*Prompt*: Could you set down exactly the lines in the records below between the line holding "v[1], v[2], v[3]);" and the line holding "(bf16_t *)dgates, B, U, H, t, last);", inclusive?
Segment Start: Exercise data
template <int H>
__global__ __launch_bounds__(384, 1) void lstm_seq1_bwd_kernel(const float *__restrict__ gates, const float *__restrict__ c, const bf16_t *__restrict__ dout,
                                                               bf16_t *dgates , const bf16_t *__restrict__ whhT , unsigned *sync, int U) {
    static_assert(H == 512 && H == LQ1_WGS * 32, "four 16-byte pieces of dG_{t+1} per lane; 16 workgroups x 4 waves x 8 units");
    constexpr int K4 = 4 * H, KH = K4 / 2, KS = KH / 32;
    if (blockIdx.x & 7) return;
    __shared__ __attribute__((aligned(16))) bf16_t gbuf[2][K4];
    __shared__ __attribute__((aligned(16))) float opg[4][32 * 4], opc[4][32], opp[4][32];
    __shared__ __attribute__((aligned(16))) bf16_t opd[4][32];
    __shared__ int fail_flag;
    const int tid = threadIdx.x, lane = tid & 63, wave = tid >> 6, m16 = lane & 15, kg = lane >> 4;
    const int ub = (blockIdx.x >> 3) * 32;
    const __amdgpu_buffer_rsrc_t rs = __builtin_amdgcn_make_buffer_rsrc(dgates, 0, U * K4 * 2, 0x00020000);
    if (tid == 0) fail_flag = 0;
    __shared__ int same_flag;
    const bool one_l2 = lq1_same_xcd(sync + 32, blockIdx.x >> 3, &same_flag);
    if (wave == 5) {
        const int l32 = lane & 31;
        auto fetch = [&](int t, float4 &g, float &cn, float &cp, bf16_t &dd) {
            t = max(t, 0);
            g = *reinterpret_cast<const float4 *>(gates + ((long long)t * H + ub + l32) * 4);
            cn = c[(long long)t * H + ub + l32];
            cp = c[(long long)max(t - 1, 0) * H + ub + l32];
            dd = dout[(long long)t * H + ub + l32];
        };
        auto put = [&](int t, const float4 &g, float cn, float cp, bf16_t dd) {
            if (lane < 32) {
                *reinterpret_cast<float4 *>(&opg[t & 3][l32 * 4]) = g;
                opc[t & 3][l32] = cn;
                opp[t & 3][l32] = t > 0 ? cp : 0.f;
                opd[t & 3][l32] = dd;
            }
        };
        float4 g0, g[4]; float cn0, cn[4], cp0, cp[4]; bf16_t d0, d[4];
        fetch(U - 1, g0, cn0, cp0, d0);
#pragma unroll
        for (int k = 0; k < 4; ++k) fetch(U - 2 - k, g[k], cn[k], cp[k], d[k]);
        put(U - 1, g0, cn0, cp0, d0);
        __syncthreads();
#pragma unroll 1
        for (int t = U - 2; t >= 0; t -= 4) {
#pragma unroll
            for (int k = 0; k < 4; ++k) {
                const int tt = t - k;
                if (tt >= 0) {
                    put(tt, g[k], cn[k], cp[k], d[k]);
                    fetch(tt - 4, g[k], cn[k], cp[k], d[k]);
                    __syncthreads();
                    if (fail_flag) return;
                }
            }
        }
        return;
    }
    __syncthreads();
    if (wave == 4) {
#pragma unroll 1
        for (int t = U - 2; t >= 0; --t) {
            u32x4 row[4];
            unsigned spins = 0;
            bool ok = true;
            for (;;) {
                asm volatile("" ::: "memory");
#pragma unroll
                for (int q = 0; q < 4; ++q) row[q] = __builtin_amdgcn_raw_buffer_load_b128(rs, ((t + 1) * K4 + (64 * q + lane) * 8) * 2, 0, 16);
                const bool bad = has_unwritten(row[0]) || has_unwritten(row[1]) || has_unwritten(row[2]) || has_unwritten(row[3]);
                if (__builtin_amdgcn_ballot_w64(bad) == 0) break;
                if (++spins > LQ1_SPINS) { ok = false; break; }
            }
            if (ok) {
#pragma unroll
                for (int q = 0; q < 4; ++q) *reinterpret_cast<u32x4 *>(gbuf[t & 1] + (64 * q + lane) * 8) = row[q];
            } else if (lane == 0) fail_flag = 1;
            __syncthreads();
            if (fail_flag) break;
        }
        if (fail_flag && lane == 0) __hip_atomic_store(sync + 1, 1u, __ATOMIC_RELAXED, __HIP_MEMORY_SCOPE_AGENT);
        return;
    }
    const int uw = ub + 8 * wave;
    bf16x8 af[KS];
    {
        const bf16_t *wrow = whhT + (long long)(uw + (m16 & 7)) * K4 + (m16 >> 3) * KH;
#pragma unroll
        for (int s = 0; s < KS; ++s) af[s] = *reinterpret_cast<const bf16x8 *>(wrow + 32 * s + 8 * kg);
    }
    const int rsel = (m16 >> 1) & 3, ul = 8 * wave + 4 * (kg & 1) + rsel;
    const bool owner = (m16 & 1) == 0 && kg < 2;
    float dcar = 0.f;
    LQ1_INIT();
#pragma unroll 1
    for (int t = U - 1; t >= 0; --t) {
        f32x4 acc = {0.f, 0.f, 0.f, 0.f}, acc2 = {0.f, 0.f, 0.f, 0.f};
        const bool last = (t == U - 1);
        LQ1_STAMP(3);
        if (!last) {
            __syncthreads();
            if (fail_flag) break;
        }
        LQ1_STAMP(0);
        const float4 g4 = *reinterpret_cast<const float4 *>(&opg[t & 3][ul * 4]);
        const float cnv = opc[t & 3][ul], cpv = opp[t & 3][ul], dov = (float)opd[t & 3][ul];
        if (!last) {
            const bf16_t *gb = gbuf[t & 1] + (m16 & 1) * KH + 8 * kg;
#pragma unroll
            for (int s = 0; s < KS; s += 2) {
                acc = __builtin_amdgcn_mfma_f32_16x16x32_bf16(af[s], *reinterpret_cast<const bf16x8 *>(gb + 32 * s), acc, 0, 0, 0);
                acc2 = __builtin_amdgcn_mfma_f32_16x16x32_bf16(af[s + 1], *reinterpret_cast<const bf16x8 *>(gb + 32 * s + 32), acc2, 0, 0, 0);
            }
            acc += acc2;
        }
        const float part = rsel == 0 ? acc[0] : rsel == 1 ? acc[1] : rsel == 2 ? acc[2] : acc[3];
        float other;
        asm volatile("s_nop 1\n\tds_bpermute_b32 %0, %1, %2\n\ts_waitcnt lgkmcnt(0)" : "=&v"(other) : "v"(((lane + 33) & 63) * 4), "v"(part));
        const float dhr = part + other;
        const float gi = g4.x, gf = g4.y, gg = g4.z, go = g4.w;
        const float tc = tanh_fast(cnv);
        const float dh = dov + (last ? 0.f : dhr);
        const float dc = dh * go * (1.f - tc * tc) + dcar;
        const float dgi = dc * gg * gi * (1.f - gi), dgf = dc * cpv * gf * (1.f - gf), dgg = dc * gi * (1.f - gg * gg), dgo = dh * tc * go * (1.f - go);
        dcar = dc * gf;
        if (owner) {
            const int o = (t * K4 + ub + ul) * 2;
            const unsigned short v0 = __builtin_bit_cast(unsigned short, (bf16_t)dgi), v1 = __builtin_bit_cast(unsigned short, (bf16_t)dgf),
                                 v2 = __builtin_bit_cast(unsigned short, (bf16_t)dgg), v3 = __builtin_bit_cast(unsigned short, (bf16_t)dgo);
            if (one_l2) {
                __builtin_amdgcn_raw_buffer_store_b16(v0, rs, o, 0, 0);
                __builtin_amdgcn_raw_buffer_store_b16(v1, rs, o + 2 * H, 0, 0);
                __builtin_amdgcn_raw_buffer_store_b16(v2, rs, o + 4 * H, 0, 0);
                __builtin_amdgcn_raw_buffer_store_b16(v3, rs, o + 6 * H, 0, 0);
            } else {
                __builtin_amdgcn_raw_buffer_store_b16(v0, rs, o, 0, 16);
                __builtin_amdgcn_raw_buffer_store_b16(v1, rs, o + 2 * H, 0, 16);
                __builtin_amdgcn_raw_buffer_store_b16(v2, rs, o + 4 * H, 0, 16);
                __builtin_amdgcn_raw_buffer_store_b16(v3, rs, o + 6 * H, 0, 16);
            }
        }
        LQ1_STAMP(2);
    }
    LQ1_DUMP();
}

static bool lq_seq1(int B, int U, int H) {
    const char *e = getenv("TSASR_LSTM_SEQ1");
    return (!e || e[0] != '0') && B == 1 && H == 512 && (long long)U * 4 * H * 2 < (1ll << 31);
}
static void fill_async(void *p, size_t bytes, unsigned v, hipStream_t st) {
    const size_t n = bytes / 4;
    fill_words_kernel<<<(unsigned)std::min<size_t>(1024, (n + 255) / 256), 256, 0, st>>>((unsigned *)p, n, v);
}

#define LQ_BR 16
static int lq_br(int B) {
    static const int forced = 0;
    if (forced == 8 || forced == 16) return forced;
    return B <= 8 ? 8 : LQ_BR;
}

static int lq_one_xcd() {
    static const int v = [] { const char *e = getenv("TSASR_LSTM_XCD"); return e && e[0] == '1' ? 1 : 0; }();
    return v;
}

__global__ void zero_words_kernel(unsigned *p, size_t n) {
    for (size_t i = blockIdx.x * (size_t)blockDim.x + threadIdx.x; i < n; i += (size_t)gridDim.x * blockDim.x) p[i] = 0u;
}
static void zero_async(void *p, size_t bytes, hipStream_t st) {
    const size_t n = bytes / 4;
    zero_words_kernel<<<(unsigned)std::min<size_t>(1024, (n + 255) / 256), 256, 0, st>>>((unsigned *)p, n);
}

template <int H, int BR>
static void launch_seq_fwd_br(float *gates, float *c, void *h, const void *whh, int B, int U, char *ws, hipStream_t st) {
    auto kern = lstm_seq_fwd_kernel<H, BR>;
    static bool attr = false;
    if (!attr) { (void)hipFuncSetAttribute((const void *)kern, hipFuncAttributeMaxDynamicSharedMemorySize, 96 * 1024); attr = true; }
    zero_async(ws, 256, st);
    const int xcd = lq_one_xcd();
    kern<<<dim3((H / LQ_UN) * (xcd ? 8 : 1), cdiv(B, BR)), 256, 96 * 1024, st>>>(gates, c, (bf16_t *)h, (const bf16_t *)whh, (bf16_t *)(ws + 256), (unsigned *)ws, B, U, xcd);
}
template <int H>
static void launch_seq_fwd(float *gates, float *c, void *h, const void *whh, int B, int U, char *ws, hipStream_t st) {
    if (lq_br(B) == 8) launch_seq_fwd_br<H, 8>(gates, c, h, whh, B, U, ws, st);
    else launch_seq_fwd_br<H, LQ_BR>(gates, c, h, whh, B, U, ws, st);
}
template <int H, int BR>
static void launch_seq_bwd_br(const float *gates, const float *c, const void *dout, void *dgates, const void *whhT, int B, int U, char *ws, hipStream_t st) {
    auto kern = lstm_seq_bwd_kernel<H, BR>;
    static bool attr = false;
    if (!attr) { (void)hipFuncSetAttribute((const void *)kern, hipFuncAttributeMaxDynamicSharedMemorySize, 96 * 1024); attr = true; }
    zero_async(ws, 256, st);
    const int xcd = lq_one_xcd();
    kern<<<dim3((H / LQ_UN) * (xcd ? 8 : 1), cdiv(B, BR)), 256, 96 * 1024, st>>>(gates, c, (const bf16_t *)dout, (bf16_t *)dgates, (const bf16_t *)whhT, (bf16_t *)(ws + 256), (unsigned *)ws, B, U, xcd);
}
template <int H>
static void launch_seq_bwd(const float *gates, const float *c, const void *dout, void *dgates, const void *whhT, int B, int U, char *ws, hipStream_t st) {
    if (lq_br(B) == 8) launch_seq_bwd_br<H, 8>(gates, c, dout, dgates, whhT, B, U, ws, st);
    else launch_seq_bwd_br<H, LQ_BR>(gates, c, dout, dgates, whhT, B, U, ws, st);
}


__global__ __launch_bounds__(256) void lstm_onehot_gates_kernel(const long long *__restrict__ tokens, const float *__restrict__ w_ih,
                                                                 const float *__restrict__ b_ih, const float *__restrict__ b_hh,
                                                                 float *__restrict__ gates, bf16_t *__restrict__ xp, long long BU, int H, int I,
                                                                 int Ip, int blank) {
    const long long n = BU * H;
    for (long long e = (long long)blockIdx.x * 256 + threadIdx.x; e < n; e += (long long)gridDim.x * 256) {
        const long long row = e / H;
        const int h = (int)(e - row * H);
        const long long tok = tokens[row];
        const int col = (tok == blank || tok < 0) ? -1 : (int)(tok > blank ? tok - 1 : tok);
        float v[4];
#pragma unroll
        for (int g = 0; g < 4; ++g) {
            const int k = g * H + h;
            v[g] = b_ih[k] + b_hh[k] + ((col >= 0 && col < I) ? w_ih[(long long)k * I + col] : 0.f);
        }
        *reinterpret_cast<float4 *>(gates + e * 4) = make_float4(v[0], v[1], v[2], v[3]);
        if (xp && h < Ip) xp[row * Ip + h] = (bf16_t)((h == col || h == I || h == I + 1) ? 1.f : 0.f);
    }
}

extern "C" {

int tsasr_lstm_cell_fwd(float *gates, float *c, void *h, int B, int U, int H, int t, int io_dtype, void *stream) {
    TSASR_CHECK_ARG(gates && c && h && B > 0 && U > 0 && H > 0 && t >= 0 && t < U, "tsasr_lstm_cell_fwd: bad arguments");
    const int grid = cdiv(B * H, 256);
    if (io_dtype == TSASR_F32) lstm_cell_fwd_kernel<float><<<grid, 256, 0, (hipStream_t)stream>>>(gates, c, (float *)h, B, U, H, t);
    else if (io_dtype == TSASR_BF16) lstm_cell_fwd_kernel<bf16_t><<<grid, 256, 0, (hipStream_t)stream>>>(gates, c, (bf16_t *)h, B, U, H, t);
    else TSASR_CHECK_ARG(false, "bad io_dtype %d", io_dtype);
    TSASR_CHECK_LAUNCH("tsasr_lstm_cell_fwd");
    return 0;
}

int tsasr_lstm_cell_bwd(const float *gates, const float *c, const void *dout, const float *dh_rec, float *dc_io, void *dgates, int B,
                        int U, int H, int t, int io_dtype, void *stream) {
    TSASR_CHECK_ARG(gates && c && dout && dh_rec && dc_io && dgates && B > 0 && U > 0 && H > 0 && t >= 0 && t < U, "tsasr_lstm_cell_bwd: bad arguments");
    const int grid = cdiv(B * H, 256), last = (t == U - 1);
    if (io_dtype == TSASR_F32) lstm_cell_bwd_kernel<float><<<grid, 256, 0, (hipStream_t)stream>>>(gates, c, (const float *)dout, dh_rec, dc_io, (float *)dgates, B, U, H, t, last);
    else if (io_dtype == TSASR_BF16) lstm_cell_bwd_kernel<bf16_t><<<grid, 256, 0, (hipStream_t)stream>>>(gates, c, (const bf16_t *)dout, dh_rec, dc_io, (bf16_t *)dgates, B, U, H, t, last);
    else TSASR_CHECK_ARG(false, "bad io_dtype %d", io_dtype);
    TSASR_CHECK_LAUNCH("tsasr_lstm_cell_bwd");
    return 0;
}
Segment End: Exercise data
*Response to the task*:
        *reinterpret_cast<float4 *>(gates + e * 4) = make_float4(v[0], v[1], v[2], v[3]);
        if (xp && h < Ip) xp[row * Ip + h] = (bf16_t)((h == col || h == I || h == I + 1) ? 1.f : 0.f);
    }
}

extern "C" {

int tsasr_lstm_cell_fwd(float *gates, float *c, void *h, int B, int U, int H, int t, int io_dtype, void *stream) {
    TSASR_CHECK_ARG(gates && c && h && B > 0 && U > 0 && H > 0 && t >= 0 && t < U, "tsasr_lstm_cell_fwd: bad arguments");
    const int grid = cdiv(B * H, 256);
    if (io_dtype == TSASR_F32) lstm_cell_fwd_kernel<float><<<grid, 256, 0, (hipStream_t)stream>>>(gates, c, (float *)h, B, U, H, t);
    else if (io_dtype == TSASR_BF16) lstm_cell_fwd_kernel<bf16_t><<<grid, 256, 0, (hipStream_t)stream>>>(gates, c, (bf16_t *)h, B, U, H, t);
    else TSASR_CHECK_ARG(false, "bad io_dtype %d", io_dtype);
    TSASR_CHECK_LAUNCH("tsasr_lstm_cell_fwd");
    return 0;
}

int tsasr_lstm_cell_bwd(const float *gates, const float *c, const void *dout, const float *dh_rec, float *dc_io, void *dgates, int B,
                        int U, int H, int t, int io_dtype, void *stream) {
    TSASR_CHECK_ARG(gates && c && dout && dh_rec && dc_io && dgates && B > 0 && U > 0 && H > 0 && t >= 0 && t < U, "tsasr_lstm_cell_bwd: bad arguments");
    const int grid = cdiv(B * H, 256), last = (t == U - 1);
    if (io_dtype == TSASR_F32) lstm_cell_bwd_kernel<float><<<grid, 256, 0, (hipStream_t)stream>>>(gates, c, (const float *)dout, dh_rec, dc_io, (float *)dgates, B, U, H, t, last);
    else if (io_dtype == TSASR_BF16) lstm_cell_bwd_kernel<bf16_t><<<grid, 256, 0, (hipStream_t)stream>>>(gates, c, (const bf16_t *)dout, dh_rec, dc_io, (bf16_t *)dgates, B, U, H, t, last);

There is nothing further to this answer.